== Task ==
Work through the entries below line by line and give the number of lines with the string "byref", nothing else.

(Information shown begins)

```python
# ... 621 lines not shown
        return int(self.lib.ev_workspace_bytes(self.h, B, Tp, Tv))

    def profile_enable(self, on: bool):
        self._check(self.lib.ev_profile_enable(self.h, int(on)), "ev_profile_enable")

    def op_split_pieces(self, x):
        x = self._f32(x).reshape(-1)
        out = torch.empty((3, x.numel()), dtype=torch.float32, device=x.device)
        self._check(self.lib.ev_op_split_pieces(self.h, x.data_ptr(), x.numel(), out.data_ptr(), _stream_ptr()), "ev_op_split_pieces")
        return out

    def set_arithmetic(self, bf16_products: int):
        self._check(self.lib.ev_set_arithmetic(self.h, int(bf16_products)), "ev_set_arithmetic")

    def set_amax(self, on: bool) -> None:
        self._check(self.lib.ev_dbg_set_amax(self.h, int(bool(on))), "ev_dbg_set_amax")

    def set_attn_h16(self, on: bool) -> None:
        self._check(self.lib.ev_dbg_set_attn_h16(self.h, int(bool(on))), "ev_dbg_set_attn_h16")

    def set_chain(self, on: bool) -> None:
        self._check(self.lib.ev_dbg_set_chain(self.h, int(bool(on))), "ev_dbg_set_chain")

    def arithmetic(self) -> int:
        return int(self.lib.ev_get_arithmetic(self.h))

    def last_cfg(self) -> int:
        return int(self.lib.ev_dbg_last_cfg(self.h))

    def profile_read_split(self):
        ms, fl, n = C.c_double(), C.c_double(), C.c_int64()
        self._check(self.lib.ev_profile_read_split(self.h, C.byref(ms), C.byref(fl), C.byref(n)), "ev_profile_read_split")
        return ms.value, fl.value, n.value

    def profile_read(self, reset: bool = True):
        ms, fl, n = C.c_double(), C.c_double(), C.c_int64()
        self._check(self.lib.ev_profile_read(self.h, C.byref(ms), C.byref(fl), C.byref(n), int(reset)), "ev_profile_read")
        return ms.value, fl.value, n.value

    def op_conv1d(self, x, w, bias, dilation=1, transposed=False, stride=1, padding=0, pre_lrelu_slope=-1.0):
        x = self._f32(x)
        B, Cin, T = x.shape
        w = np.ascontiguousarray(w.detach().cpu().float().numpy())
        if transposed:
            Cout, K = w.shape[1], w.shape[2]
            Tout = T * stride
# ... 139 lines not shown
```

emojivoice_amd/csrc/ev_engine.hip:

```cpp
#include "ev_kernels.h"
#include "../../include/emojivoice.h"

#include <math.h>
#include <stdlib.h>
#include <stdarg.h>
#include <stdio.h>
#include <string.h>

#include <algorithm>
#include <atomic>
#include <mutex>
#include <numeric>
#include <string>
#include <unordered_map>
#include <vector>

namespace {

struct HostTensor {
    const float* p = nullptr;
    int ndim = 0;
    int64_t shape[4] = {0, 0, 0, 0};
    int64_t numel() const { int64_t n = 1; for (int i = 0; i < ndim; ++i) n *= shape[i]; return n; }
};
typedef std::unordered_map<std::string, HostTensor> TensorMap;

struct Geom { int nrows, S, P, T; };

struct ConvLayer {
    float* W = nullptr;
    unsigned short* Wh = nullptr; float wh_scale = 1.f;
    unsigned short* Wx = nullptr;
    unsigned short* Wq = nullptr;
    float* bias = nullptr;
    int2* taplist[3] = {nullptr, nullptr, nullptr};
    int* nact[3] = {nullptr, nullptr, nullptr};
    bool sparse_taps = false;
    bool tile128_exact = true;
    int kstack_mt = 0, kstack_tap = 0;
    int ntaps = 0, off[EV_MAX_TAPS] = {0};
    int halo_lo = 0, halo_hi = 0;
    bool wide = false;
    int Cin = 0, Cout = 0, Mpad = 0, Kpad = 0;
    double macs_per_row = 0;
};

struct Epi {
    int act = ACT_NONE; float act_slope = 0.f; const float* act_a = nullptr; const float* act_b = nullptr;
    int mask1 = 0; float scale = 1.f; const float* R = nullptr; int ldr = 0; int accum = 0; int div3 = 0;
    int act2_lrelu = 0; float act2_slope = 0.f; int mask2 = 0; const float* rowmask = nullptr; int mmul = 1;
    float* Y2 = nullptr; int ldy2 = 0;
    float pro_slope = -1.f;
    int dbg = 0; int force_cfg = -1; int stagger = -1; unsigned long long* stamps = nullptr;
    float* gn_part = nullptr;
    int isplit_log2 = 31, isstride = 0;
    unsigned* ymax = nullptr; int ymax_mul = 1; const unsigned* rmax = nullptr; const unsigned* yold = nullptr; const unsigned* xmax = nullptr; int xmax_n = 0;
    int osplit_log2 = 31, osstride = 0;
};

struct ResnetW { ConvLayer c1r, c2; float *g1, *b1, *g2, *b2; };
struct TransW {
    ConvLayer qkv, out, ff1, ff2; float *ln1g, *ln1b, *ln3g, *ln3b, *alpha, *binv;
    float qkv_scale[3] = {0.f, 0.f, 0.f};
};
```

(Information shown ends)
(Information shown begins)

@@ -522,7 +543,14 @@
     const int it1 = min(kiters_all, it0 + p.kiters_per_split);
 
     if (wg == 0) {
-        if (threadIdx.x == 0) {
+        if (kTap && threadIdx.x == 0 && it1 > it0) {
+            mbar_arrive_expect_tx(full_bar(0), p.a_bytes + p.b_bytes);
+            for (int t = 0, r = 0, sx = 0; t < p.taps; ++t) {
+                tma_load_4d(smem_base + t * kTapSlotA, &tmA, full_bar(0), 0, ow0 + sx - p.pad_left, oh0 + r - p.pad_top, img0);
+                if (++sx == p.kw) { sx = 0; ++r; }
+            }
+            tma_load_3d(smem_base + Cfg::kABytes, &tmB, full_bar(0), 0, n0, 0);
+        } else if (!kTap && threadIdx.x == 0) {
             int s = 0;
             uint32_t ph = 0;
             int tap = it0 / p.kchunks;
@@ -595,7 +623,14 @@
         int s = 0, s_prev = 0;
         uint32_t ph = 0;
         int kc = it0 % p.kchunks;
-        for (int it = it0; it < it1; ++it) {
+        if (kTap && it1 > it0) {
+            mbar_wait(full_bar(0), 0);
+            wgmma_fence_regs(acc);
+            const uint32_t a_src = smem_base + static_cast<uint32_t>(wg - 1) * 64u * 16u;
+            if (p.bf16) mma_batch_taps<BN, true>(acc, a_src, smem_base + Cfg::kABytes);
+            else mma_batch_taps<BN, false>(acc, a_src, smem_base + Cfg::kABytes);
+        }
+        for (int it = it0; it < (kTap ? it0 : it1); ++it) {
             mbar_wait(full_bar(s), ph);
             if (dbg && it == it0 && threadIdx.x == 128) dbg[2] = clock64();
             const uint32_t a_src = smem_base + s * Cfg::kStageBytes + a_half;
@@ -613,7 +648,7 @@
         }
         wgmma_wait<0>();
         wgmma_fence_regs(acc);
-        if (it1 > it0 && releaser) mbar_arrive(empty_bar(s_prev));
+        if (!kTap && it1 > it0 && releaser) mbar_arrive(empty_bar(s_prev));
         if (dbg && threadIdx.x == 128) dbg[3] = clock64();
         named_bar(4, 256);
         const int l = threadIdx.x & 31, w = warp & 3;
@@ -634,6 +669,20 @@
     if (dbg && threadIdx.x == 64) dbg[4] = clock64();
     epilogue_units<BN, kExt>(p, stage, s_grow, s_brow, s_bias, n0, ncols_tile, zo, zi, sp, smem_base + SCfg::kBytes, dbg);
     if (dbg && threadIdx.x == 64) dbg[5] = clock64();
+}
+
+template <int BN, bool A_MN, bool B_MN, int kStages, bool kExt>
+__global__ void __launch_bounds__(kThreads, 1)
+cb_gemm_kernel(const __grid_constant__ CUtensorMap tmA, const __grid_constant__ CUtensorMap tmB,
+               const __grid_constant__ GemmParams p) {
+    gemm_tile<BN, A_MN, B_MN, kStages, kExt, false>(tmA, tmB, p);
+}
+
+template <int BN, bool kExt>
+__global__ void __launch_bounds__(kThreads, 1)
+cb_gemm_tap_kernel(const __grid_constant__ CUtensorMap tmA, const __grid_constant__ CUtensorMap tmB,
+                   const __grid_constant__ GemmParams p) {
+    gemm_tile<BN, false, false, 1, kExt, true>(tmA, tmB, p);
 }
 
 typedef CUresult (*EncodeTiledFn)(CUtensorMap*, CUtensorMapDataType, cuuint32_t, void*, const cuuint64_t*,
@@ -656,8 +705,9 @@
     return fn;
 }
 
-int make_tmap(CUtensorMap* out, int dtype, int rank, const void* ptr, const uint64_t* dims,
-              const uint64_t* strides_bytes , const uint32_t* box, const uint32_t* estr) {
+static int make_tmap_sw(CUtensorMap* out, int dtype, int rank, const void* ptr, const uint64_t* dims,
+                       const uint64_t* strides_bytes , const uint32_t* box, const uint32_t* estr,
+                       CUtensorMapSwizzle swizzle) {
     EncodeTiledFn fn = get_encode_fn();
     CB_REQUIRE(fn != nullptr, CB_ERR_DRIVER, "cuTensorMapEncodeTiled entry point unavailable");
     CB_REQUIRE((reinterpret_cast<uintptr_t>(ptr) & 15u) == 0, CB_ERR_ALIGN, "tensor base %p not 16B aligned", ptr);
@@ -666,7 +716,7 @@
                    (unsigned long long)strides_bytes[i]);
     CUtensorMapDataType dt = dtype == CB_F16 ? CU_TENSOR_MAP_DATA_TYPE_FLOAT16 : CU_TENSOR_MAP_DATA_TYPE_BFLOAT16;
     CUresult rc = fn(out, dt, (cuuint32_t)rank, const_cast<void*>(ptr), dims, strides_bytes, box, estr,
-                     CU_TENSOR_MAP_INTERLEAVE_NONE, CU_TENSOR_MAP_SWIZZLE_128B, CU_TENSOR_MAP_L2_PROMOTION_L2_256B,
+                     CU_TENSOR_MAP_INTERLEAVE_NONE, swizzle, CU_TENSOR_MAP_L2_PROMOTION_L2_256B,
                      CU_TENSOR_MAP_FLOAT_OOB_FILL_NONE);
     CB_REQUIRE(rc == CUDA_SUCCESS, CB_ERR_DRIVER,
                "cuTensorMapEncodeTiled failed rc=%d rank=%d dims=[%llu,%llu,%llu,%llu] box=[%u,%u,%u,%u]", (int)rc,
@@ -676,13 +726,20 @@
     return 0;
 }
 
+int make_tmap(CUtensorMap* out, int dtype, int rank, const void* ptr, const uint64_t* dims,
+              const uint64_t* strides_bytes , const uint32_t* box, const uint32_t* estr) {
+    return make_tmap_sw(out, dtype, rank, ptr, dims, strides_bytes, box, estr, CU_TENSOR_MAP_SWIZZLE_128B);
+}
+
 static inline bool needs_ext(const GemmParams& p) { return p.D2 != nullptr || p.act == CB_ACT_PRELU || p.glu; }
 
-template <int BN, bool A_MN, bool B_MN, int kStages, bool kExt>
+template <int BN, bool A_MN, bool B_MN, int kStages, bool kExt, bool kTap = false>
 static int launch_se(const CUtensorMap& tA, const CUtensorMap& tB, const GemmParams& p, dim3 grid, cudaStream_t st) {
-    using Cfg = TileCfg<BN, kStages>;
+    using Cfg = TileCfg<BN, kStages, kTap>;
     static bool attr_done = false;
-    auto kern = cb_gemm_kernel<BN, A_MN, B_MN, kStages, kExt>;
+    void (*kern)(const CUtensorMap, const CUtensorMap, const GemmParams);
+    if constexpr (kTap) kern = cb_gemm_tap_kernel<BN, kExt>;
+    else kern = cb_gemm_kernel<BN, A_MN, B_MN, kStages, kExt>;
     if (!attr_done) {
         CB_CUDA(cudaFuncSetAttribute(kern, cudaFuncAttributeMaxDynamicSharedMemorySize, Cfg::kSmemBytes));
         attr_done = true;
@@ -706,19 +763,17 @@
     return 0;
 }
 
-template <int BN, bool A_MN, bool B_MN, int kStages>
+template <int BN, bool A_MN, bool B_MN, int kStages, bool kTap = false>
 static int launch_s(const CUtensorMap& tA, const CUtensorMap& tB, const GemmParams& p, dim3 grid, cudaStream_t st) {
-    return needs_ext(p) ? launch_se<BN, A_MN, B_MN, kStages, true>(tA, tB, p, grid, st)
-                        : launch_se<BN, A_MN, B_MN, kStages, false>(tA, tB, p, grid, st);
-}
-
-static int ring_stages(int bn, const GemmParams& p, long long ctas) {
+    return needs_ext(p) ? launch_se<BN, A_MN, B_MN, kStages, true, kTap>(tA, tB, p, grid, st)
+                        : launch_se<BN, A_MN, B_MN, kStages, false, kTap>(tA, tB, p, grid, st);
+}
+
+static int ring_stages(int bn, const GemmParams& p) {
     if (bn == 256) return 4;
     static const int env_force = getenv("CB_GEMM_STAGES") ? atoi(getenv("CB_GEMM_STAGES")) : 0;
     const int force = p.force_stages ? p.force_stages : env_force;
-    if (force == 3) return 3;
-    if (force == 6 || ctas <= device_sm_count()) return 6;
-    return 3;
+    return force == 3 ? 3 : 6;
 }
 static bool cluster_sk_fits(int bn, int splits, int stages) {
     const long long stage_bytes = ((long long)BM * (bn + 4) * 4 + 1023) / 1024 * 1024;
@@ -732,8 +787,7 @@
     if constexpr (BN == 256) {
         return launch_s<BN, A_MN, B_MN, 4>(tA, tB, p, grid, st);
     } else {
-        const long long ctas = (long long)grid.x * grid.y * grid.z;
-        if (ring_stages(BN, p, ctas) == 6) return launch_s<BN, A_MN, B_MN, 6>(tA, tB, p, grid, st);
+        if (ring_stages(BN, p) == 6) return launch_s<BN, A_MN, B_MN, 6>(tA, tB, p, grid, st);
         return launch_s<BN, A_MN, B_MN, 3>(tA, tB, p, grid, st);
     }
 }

(Information shown ends)
(Information shown begins)

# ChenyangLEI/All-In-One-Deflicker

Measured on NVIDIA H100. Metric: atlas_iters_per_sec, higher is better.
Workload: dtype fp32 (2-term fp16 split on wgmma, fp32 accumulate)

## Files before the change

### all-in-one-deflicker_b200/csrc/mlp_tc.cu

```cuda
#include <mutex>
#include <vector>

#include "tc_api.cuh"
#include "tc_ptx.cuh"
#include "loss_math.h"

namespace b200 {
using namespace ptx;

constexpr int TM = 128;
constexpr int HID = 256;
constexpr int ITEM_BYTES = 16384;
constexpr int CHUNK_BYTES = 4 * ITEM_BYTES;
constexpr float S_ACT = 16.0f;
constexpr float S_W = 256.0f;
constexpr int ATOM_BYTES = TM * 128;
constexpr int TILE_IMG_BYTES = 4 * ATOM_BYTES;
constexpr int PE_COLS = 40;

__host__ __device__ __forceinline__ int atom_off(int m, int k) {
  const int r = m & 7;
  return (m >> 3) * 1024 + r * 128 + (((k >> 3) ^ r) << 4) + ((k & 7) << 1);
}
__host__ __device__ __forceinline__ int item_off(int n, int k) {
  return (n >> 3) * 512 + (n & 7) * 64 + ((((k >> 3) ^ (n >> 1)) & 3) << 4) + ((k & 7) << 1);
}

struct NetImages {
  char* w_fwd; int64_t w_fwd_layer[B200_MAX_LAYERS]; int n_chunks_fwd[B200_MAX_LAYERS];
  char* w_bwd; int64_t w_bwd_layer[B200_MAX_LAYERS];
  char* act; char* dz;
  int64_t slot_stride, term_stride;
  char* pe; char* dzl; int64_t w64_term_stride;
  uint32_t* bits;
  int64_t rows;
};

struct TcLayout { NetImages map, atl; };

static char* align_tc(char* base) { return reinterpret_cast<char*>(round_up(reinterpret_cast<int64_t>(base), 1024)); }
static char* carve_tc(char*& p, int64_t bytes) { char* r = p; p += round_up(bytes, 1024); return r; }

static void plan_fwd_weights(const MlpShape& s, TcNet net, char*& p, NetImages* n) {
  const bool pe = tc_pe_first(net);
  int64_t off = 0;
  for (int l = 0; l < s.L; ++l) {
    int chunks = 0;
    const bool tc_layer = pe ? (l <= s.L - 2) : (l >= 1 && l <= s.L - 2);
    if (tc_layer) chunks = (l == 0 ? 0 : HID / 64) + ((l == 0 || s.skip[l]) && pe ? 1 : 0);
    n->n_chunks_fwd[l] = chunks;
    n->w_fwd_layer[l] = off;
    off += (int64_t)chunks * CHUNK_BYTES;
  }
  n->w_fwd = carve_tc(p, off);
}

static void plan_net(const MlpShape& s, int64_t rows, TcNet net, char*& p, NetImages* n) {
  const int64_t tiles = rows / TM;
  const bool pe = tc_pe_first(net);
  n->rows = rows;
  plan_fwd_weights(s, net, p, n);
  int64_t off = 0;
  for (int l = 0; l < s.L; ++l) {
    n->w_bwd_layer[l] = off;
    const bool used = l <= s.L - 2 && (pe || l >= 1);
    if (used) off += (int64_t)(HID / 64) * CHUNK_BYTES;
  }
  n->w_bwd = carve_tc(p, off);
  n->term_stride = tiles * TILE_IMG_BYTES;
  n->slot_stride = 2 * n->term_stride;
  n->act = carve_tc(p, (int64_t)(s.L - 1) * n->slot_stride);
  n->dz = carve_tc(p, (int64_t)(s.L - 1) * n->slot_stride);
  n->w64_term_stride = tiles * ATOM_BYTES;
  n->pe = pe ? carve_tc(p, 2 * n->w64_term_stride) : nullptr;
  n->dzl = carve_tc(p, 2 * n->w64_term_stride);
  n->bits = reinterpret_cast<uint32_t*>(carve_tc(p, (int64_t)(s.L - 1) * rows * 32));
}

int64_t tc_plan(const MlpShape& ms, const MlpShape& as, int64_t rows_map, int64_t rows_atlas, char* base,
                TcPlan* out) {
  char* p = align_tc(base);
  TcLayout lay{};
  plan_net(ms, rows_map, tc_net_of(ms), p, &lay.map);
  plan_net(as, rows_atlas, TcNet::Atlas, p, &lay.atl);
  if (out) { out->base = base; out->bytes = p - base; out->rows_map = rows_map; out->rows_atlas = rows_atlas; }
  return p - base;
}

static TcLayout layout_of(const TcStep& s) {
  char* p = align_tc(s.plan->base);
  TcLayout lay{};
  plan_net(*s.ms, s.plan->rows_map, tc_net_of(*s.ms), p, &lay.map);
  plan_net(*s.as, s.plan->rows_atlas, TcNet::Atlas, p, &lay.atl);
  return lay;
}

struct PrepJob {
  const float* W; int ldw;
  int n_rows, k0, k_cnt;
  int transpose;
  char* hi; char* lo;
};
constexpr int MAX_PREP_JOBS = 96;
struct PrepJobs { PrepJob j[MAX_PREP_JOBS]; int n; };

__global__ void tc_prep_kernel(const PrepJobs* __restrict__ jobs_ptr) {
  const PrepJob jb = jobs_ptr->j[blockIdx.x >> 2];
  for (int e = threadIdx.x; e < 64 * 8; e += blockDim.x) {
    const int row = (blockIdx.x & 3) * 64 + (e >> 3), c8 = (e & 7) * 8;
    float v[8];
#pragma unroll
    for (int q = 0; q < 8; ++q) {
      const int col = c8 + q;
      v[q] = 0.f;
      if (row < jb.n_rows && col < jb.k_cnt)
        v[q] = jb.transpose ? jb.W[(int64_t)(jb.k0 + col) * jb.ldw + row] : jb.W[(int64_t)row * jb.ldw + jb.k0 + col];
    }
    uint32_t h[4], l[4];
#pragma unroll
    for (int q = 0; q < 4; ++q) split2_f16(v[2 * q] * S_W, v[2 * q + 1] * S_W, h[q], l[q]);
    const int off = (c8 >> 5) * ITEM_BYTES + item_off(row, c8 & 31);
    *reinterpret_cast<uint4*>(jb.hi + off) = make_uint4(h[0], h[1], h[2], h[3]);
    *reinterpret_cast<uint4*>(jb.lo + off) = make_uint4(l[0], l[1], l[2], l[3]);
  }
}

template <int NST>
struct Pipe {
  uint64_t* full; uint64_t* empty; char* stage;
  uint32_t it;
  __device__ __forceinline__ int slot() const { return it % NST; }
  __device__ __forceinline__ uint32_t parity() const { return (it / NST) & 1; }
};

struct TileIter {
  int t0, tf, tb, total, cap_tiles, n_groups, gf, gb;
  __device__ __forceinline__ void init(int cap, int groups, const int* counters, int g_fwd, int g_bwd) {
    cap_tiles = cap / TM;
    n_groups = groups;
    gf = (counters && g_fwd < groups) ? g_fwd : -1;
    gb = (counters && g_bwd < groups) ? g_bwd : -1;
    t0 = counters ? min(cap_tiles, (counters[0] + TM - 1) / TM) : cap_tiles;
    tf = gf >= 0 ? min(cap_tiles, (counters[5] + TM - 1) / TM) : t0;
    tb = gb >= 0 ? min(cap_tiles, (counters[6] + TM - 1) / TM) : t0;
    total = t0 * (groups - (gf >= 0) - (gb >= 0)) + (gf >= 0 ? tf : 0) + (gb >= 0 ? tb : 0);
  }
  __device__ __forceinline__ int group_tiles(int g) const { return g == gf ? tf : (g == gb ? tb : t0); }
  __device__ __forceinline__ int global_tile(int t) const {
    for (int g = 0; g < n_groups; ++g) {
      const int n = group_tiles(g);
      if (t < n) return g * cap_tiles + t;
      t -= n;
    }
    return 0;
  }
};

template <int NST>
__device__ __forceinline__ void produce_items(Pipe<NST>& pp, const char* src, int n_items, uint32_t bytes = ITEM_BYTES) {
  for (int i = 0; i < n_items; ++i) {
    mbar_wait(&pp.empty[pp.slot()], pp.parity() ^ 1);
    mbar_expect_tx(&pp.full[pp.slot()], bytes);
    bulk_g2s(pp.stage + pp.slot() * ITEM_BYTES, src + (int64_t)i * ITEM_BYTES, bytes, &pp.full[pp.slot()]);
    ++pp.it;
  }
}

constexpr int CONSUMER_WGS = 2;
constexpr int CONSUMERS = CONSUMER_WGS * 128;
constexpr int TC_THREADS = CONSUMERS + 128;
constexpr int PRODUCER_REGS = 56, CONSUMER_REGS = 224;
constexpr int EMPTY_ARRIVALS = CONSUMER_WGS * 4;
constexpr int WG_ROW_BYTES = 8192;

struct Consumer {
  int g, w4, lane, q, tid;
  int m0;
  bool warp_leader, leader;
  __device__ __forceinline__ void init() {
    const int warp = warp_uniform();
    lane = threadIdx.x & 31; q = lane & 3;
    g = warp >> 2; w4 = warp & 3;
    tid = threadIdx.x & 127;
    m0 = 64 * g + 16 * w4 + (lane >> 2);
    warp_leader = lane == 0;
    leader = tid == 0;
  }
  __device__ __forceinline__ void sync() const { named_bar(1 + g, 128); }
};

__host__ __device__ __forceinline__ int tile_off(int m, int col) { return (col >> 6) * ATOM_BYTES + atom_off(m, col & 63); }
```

(Information shown ends)

== Written answer ==
2